Task statement
Would you please return the lines of the material that contain the word "typedef"?

Provided entries
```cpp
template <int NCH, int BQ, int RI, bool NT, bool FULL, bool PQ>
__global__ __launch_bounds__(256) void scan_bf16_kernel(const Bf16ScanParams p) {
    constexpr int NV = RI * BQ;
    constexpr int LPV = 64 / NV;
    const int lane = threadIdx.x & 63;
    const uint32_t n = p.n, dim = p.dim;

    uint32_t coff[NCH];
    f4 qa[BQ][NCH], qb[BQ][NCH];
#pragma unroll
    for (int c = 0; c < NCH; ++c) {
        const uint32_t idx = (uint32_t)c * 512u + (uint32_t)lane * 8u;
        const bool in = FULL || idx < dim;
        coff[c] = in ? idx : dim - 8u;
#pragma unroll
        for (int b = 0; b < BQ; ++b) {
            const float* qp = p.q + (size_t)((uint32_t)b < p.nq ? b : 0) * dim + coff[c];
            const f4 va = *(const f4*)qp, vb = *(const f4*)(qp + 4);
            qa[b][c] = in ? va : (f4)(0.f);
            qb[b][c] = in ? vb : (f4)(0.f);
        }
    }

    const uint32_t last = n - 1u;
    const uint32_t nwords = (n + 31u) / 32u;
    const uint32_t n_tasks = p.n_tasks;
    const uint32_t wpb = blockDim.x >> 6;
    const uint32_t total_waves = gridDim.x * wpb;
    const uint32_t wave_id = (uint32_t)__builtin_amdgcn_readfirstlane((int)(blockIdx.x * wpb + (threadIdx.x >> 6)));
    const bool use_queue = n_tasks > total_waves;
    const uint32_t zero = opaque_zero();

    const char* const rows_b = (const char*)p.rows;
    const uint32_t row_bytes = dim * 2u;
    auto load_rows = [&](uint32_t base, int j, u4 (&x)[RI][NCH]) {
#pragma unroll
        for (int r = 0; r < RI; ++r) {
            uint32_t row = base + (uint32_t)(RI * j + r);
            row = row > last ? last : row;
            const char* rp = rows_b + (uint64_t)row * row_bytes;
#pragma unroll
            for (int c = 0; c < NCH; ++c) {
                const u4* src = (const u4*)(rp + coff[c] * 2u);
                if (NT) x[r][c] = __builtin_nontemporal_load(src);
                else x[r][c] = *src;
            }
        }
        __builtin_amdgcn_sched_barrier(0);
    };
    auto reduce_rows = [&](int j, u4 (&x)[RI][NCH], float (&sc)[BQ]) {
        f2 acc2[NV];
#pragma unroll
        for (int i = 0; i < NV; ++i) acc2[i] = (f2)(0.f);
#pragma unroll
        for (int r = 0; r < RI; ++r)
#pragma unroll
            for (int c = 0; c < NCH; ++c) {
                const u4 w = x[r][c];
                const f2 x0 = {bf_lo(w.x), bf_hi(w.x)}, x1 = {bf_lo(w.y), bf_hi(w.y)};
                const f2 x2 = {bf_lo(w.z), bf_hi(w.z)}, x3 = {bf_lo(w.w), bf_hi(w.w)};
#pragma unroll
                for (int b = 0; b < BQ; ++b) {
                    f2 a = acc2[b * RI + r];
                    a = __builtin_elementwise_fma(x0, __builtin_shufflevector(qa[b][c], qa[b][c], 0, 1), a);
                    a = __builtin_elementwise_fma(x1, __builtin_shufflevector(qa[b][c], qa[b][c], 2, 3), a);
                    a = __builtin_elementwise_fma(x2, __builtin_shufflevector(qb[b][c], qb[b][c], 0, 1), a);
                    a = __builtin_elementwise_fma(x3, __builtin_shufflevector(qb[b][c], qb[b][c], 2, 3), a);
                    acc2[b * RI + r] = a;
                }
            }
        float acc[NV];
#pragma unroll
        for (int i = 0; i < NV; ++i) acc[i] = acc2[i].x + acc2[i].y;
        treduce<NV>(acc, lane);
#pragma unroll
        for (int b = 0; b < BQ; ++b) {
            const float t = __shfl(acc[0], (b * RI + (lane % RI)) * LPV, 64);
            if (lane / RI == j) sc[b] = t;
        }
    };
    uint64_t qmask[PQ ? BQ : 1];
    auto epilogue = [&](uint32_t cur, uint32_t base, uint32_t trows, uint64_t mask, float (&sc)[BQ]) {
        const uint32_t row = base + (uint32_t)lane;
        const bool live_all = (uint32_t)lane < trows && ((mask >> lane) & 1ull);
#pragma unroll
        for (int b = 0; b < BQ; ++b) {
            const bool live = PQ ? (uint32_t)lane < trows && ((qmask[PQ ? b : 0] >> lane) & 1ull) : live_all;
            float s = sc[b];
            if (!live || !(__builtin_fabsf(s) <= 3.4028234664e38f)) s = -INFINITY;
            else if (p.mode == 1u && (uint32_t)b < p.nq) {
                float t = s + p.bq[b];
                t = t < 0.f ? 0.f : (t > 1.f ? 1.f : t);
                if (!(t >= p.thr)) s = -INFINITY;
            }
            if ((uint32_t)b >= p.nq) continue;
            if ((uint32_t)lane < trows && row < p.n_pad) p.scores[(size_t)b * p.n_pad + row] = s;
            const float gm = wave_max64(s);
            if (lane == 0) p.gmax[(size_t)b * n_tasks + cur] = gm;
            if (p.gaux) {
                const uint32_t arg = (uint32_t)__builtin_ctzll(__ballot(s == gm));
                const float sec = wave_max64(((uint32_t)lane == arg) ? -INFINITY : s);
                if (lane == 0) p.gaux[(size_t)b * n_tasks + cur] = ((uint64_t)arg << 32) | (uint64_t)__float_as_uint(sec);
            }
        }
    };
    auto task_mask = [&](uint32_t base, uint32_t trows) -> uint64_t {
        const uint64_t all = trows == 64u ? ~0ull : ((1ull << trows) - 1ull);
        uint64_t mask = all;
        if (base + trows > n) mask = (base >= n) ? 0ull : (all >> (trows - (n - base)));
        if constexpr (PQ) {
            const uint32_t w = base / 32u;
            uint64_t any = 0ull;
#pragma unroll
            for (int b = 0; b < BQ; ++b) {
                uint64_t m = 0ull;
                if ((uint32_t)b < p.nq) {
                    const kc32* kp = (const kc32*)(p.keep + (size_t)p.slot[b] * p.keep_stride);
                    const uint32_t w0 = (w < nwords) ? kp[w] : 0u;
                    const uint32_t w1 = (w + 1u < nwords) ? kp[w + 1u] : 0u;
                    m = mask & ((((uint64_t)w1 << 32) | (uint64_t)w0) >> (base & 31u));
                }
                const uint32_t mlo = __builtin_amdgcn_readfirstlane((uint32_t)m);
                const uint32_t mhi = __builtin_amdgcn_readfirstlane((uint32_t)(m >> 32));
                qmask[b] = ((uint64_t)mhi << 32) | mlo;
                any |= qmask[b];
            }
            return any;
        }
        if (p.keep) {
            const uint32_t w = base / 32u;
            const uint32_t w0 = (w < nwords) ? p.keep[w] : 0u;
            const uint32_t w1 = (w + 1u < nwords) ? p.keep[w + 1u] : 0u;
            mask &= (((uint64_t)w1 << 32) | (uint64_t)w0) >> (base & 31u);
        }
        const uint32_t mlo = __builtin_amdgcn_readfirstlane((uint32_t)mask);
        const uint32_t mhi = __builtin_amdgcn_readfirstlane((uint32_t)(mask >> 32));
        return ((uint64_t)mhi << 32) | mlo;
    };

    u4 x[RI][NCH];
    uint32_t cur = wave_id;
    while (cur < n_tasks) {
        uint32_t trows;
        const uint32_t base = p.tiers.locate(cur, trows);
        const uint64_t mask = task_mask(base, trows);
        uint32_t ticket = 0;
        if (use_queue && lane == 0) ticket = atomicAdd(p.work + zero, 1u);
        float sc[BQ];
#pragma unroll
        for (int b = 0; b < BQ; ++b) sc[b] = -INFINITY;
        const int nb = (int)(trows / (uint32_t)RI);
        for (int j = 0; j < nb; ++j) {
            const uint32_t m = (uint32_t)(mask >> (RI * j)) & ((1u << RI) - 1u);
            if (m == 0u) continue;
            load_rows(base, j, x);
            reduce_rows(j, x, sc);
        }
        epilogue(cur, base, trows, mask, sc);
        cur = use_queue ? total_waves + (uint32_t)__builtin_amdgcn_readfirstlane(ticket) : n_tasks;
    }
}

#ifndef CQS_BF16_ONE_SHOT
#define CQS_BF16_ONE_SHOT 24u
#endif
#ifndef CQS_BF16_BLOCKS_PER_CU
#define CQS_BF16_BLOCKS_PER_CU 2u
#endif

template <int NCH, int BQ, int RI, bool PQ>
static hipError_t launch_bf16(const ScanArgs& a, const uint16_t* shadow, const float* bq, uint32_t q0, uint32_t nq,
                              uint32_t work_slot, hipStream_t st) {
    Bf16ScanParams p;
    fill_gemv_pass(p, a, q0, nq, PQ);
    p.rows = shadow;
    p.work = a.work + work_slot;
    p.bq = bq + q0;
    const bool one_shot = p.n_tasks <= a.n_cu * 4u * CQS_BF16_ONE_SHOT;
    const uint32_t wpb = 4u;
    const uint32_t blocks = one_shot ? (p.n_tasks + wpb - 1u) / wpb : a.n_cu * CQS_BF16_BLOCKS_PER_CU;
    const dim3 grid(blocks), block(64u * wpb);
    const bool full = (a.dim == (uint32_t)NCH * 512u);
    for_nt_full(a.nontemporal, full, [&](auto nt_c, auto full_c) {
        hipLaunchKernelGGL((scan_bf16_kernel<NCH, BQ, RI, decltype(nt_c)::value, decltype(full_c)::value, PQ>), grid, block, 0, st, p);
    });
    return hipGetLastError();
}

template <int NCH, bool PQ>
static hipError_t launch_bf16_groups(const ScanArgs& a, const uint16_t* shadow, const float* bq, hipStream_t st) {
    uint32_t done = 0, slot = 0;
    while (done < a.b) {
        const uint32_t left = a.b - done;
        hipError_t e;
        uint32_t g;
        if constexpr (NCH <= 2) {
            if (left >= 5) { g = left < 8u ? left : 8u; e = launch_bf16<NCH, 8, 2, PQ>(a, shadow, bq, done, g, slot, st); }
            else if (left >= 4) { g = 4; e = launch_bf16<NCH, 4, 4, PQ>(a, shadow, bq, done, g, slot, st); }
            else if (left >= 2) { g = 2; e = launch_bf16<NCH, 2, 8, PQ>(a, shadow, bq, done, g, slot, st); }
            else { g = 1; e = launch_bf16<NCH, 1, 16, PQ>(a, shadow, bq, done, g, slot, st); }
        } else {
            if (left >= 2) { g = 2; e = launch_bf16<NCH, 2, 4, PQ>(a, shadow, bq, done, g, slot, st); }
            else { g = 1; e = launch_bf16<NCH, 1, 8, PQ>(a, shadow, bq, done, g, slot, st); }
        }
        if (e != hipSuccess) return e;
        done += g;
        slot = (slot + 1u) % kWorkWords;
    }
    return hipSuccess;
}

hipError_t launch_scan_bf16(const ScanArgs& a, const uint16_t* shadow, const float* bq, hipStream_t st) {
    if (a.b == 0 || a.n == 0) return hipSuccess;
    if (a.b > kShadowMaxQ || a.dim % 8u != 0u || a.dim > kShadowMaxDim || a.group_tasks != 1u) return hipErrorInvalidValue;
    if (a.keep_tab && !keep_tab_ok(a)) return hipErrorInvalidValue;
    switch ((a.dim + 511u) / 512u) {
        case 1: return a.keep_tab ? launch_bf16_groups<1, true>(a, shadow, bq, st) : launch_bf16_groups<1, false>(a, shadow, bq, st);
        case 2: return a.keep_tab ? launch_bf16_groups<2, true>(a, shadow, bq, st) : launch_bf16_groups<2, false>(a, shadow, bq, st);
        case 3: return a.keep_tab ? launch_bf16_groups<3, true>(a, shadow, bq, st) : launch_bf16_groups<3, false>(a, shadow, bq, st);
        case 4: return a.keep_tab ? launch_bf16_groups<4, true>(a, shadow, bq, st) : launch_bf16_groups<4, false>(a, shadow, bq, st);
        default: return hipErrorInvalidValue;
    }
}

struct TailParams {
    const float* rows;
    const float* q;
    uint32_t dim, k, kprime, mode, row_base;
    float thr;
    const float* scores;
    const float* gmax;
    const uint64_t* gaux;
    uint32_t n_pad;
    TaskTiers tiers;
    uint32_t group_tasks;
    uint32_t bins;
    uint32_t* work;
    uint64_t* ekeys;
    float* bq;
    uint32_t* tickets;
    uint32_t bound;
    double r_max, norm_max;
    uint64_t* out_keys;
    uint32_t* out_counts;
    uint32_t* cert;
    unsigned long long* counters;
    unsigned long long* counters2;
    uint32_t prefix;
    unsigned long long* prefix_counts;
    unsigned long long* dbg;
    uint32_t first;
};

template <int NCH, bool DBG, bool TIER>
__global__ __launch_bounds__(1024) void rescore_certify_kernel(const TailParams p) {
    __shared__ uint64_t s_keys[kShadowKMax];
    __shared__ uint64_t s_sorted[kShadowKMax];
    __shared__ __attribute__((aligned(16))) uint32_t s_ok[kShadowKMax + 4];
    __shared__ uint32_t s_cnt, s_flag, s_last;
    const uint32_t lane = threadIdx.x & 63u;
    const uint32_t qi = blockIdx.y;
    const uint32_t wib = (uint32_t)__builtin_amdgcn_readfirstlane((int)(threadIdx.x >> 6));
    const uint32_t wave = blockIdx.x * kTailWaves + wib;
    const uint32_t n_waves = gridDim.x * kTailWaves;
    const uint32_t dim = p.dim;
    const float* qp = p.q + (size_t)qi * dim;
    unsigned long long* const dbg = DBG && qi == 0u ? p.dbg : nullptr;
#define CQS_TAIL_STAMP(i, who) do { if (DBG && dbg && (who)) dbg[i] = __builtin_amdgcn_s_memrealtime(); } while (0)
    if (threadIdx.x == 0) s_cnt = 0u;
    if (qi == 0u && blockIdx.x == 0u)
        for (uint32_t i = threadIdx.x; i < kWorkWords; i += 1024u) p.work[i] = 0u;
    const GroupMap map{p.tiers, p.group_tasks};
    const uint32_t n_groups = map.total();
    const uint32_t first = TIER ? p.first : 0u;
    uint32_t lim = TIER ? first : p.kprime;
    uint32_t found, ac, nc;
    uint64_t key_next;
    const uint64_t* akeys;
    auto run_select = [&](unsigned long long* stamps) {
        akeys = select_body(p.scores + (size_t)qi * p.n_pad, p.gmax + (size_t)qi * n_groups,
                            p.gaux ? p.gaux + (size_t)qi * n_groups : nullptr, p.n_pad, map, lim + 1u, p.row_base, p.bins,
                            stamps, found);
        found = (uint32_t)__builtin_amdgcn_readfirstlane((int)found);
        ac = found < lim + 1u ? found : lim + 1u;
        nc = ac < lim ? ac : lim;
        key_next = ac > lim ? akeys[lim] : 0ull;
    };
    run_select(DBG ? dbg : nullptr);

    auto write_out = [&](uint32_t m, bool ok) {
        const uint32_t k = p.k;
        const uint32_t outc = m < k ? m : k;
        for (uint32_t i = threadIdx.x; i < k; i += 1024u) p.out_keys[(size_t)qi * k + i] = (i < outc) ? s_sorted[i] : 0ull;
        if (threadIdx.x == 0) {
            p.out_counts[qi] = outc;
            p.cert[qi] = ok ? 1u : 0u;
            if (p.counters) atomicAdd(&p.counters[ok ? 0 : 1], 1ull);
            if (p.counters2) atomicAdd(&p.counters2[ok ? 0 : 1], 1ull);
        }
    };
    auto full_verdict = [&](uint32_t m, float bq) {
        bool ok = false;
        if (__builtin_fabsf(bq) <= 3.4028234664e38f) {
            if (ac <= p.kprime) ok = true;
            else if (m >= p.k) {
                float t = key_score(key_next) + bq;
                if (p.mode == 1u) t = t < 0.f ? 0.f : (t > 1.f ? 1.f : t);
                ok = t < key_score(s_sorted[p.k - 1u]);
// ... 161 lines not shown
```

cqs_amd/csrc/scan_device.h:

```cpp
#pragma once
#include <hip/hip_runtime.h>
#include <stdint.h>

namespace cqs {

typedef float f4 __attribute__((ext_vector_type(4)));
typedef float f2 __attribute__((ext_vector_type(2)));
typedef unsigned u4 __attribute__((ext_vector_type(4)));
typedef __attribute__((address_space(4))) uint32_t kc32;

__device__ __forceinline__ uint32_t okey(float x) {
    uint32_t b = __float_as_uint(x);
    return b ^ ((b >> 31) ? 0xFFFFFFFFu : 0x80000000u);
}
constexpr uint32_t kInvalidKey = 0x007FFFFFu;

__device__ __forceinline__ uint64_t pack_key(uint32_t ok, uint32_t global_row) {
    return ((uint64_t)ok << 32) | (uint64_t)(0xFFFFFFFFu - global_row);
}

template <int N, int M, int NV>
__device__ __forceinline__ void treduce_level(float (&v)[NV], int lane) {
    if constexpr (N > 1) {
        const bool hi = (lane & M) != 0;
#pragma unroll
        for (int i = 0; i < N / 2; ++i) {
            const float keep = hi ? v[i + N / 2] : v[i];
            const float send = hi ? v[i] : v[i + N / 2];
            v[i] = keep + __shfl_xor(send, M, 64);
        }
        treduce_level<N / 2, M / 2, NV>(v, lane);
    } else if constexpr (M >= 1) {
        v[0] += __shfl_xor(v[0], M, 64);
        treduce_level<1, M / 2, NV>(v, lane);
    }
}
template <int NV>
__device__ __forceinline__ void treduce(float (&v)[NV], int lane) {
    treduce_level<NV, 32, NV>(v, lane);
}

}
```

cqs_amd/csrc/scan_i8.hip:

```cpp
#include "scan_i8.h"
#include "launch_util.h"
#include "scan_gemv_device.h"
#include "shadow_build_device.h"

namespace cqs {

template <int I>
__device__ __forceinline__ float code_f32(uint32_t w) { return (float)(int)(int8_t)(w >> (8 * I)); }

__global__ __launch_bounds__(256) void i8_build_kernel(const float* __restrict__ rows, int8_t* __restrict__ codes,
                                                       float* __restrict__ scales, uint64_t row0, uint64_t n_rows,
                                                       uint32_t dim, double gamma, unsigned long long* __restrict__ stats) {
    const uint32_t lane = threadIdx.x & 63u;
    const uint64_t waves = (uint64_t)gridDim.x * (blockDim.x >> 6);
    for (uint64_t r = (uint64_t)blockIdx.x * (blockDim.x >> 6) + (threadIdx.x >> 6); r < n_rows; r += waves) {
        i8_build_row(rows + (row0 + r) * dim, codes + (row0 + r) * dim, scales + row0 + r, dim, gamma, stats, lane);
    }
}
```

Output for this task
typedef float f4 __attribute__((ext_vector_type(4)));
typedef float f2 __attribute__((ext_vector_type(2)));
typedef unsigned u4 __attribute__((ext_vector_type(4)));
typedef __attribute__((address_space(4))) uint32_t kc32;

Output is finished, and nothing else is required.